> WORK REQUEST:
Your task is to set down the line containing "int tsgnn_broadcast_add_f32(float* y, int64_t" and every later line of the entries, word for word, including the last.
───── TASK INPUT ─────
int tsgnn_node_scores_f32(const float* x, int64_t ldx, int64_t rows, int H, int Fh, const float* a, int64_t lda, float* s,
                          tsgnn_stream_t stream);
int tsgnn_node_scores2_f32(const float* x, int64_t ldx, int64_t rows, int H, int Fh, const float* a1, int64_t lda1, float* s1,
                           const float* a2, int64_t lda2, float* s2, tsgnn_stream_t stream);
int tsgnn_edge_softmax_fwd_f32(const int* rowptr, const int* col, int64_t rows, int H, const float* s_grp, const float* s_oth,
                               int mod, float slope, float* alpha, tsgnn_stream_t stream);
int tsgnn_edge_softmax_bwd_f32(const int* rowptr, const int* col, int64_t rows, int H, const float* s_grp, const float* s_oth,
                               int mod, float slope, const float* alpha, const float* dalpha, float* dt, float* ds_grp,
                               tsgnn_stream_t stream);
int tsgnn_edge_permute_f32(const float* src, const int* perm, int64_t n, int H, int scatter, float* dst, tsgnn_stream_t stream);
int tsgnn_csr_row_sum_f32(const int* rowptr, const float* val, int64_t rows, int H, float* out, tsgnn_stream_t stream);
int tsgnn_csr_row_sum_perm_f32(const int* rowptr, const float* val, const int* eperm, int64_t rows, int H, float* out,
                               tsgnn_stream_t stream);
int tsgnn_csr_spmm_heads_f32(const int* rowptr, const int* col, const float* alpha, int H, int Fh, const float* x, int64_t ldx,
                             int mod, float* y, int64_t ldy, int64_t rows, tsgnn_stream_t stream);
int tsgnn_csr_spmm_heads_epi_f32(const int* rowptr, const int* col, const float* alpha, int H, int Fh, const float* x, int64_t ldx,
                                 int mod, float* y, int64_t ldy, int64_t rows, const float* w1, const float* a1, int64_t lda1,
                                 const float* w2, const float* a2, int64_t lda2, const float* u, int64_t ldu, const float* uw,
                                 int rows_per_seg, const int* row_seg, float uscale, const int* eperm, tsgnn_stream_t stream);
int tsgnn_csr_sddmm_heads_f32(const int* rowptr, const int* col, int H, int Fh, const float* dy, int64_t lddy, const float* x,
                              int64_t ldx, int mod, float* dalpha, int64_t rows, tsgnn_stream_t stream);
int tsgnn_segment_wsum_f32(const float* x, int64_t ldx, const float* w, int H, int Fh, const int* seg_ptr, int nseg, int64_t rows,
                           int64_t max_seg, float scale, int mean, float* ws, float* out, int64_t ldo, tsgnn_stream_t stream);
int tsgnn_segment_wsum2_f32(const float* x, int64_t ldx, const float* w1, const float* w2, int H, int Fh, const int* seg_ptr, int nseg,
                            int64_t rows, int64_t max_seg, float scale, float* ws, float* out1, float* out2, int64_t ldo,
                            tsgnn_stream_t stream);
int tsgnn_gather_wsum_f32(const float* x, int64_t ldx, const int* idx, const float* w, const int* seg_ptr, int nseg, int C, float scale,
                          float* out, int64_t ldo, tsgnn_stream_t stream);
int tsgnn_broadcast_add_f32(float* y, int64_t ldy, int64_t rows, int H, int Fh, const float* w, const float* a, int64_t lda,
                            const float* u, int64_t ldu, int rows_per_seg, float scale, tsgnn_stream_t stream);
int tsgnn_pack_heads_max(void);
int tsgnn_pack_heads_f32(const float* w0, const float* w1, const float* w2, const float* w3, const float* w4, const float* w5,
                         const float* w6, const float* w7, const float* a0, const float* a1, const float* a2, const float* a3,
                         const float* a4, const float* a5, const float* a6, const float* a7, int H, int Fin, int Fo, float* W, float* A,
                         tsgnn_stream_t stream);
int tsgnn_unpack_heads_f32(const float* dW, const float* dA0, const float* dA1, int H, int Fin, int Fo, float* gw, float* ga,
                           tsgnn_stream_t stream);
─────
> ANSWER BOX:
int tsgnn_broadcast_add_f32(float* y, int64_t ldy, int64_t rows, int H, int Fh, const float* w, const float* a, int64_t lda,
                            const float* u, int64_t ldu, int rows_per_seg, float scale, tsgnn_stream_t stream);
int tsgnn_pack_heads_max(void);
int tsgnn_pack_heads_f32(const float* w0, const float* w1, const float* w2, const float* w3, const float* w4, const float* w5,
                         const float* w6, const float* w7, const float* a0, const float* a1, const float* a2, const float* a3,
                         const float* a4, const float* a5, const float* a6, const float* a7, int H, int Fin, int Fo, float* W, float* A,
                         tsgnn_stream_t stream);
int tsgnn_unpack_heads_f32(const float* dW, const float* dA0, const float* dA1, int H, int Fin, int Fo, float* gw, float* ga,
                           tsgnn_stream_t stream);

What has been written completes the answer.